* _Work to be completed_
Please tell how many of the lines below contain "vector", using only a number.

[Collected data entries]
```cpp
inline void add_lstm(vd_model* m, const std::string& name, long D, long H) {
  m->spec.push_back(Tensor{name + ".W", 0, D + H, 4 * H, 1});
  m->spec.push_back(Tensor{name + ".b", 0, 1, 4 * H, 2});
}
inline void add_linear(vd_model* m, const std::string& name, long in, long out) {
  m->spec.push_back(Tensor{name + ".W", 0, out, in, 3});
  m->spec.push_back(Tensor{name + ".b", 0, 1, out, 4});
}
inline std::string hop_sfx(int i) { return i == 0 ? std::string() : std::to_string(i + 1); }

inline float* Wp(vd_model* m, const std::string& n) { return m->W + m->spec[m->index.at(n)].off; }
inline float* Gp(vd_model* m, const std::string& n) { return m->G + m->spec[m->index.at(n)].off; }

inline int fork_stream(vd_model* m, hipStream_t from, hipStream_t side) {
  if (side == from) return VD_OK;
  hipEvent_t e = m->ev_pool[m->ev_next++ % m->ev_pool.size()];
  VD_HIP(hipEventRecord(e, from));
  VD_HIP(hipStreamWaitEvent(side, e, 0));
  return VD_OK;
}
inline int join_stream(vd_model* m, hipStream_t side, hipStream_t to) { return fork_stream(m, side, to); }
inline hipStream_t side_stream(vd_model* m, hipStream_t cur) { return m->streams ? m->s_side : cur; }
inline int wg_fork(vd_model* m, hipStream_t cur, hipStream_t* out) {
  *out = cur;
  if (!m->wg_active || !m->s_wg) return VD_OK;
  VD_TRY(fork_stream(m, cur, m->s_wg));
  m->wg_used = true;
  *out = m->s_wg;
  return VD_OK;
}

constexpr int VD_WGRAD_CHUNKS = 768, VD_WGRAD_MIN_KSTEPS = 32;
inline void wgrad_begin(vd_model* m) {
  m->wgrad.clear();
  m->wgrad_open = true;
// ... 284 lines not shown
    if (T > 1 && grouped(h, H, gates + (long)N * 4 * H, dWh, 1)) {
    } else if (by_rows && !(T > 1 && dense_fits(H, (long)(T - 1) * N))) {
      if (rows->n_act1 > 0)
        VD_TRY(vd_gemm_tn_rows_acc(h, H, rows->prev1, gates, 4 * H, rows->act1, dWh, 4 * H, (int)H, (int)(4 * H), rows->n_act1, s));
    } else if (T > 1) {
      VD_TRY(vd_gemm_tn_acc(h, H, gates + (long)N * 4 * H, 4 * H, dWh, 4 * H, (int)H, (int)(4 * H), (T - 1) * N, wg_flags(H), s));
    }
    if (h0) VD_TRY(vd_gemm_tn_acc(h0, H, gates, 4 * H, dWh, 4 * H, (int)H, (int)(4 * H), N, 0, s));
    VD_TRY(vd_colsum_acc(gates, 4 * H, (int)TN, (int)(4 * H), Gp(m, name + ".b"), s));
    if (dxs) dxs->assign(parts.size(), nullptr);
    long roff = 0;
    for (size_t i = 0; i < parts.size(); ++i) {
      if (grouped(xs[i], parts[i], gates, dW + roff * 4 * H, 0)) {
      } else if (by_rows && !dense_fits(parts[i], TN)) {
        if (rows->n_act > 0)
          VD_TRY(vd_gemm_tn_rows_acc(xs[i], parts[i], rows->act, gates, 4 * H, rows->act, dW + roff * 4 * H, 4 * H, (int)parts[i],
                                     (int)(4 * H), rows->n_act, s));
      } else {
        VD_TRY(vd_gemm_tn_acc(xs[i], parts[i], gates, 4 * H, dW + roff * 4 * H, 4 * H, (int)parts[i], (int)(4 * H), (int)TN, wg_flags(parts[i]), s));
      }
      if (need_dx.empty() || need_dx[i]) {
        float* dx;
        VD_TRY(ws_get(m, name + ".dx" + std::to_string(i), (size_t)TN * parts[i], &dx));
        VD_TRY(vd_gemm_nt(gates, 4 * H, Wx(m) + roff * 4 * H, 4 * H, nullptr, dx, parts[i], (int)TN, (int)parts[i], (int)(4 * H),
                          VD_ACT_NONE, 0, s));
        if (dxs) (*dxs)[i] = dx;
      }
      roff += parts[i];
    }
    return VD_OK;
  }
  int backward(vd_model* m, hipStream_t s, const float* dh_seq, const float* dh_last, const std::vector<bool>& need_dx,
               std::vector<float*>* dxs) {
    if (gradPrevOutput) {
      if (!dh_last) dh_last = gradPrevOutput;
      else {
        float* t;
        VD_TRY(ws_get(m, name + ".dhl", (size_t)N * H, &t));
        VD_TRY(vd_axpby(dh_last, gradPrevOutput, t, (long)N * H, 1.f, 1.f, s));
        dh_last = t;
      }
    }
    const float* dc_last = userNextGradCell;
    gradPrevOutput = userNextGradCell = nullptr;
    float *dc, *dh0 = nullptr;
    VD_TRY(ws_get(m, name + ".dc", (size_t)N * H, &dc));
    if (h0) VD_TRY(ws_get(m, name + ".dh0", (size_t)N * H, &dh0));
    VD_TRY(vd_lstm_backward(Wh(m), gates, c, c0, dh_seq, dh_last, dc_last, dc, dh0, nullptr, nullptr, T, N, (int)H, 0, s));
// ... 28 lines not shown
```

* _Result of the task_
2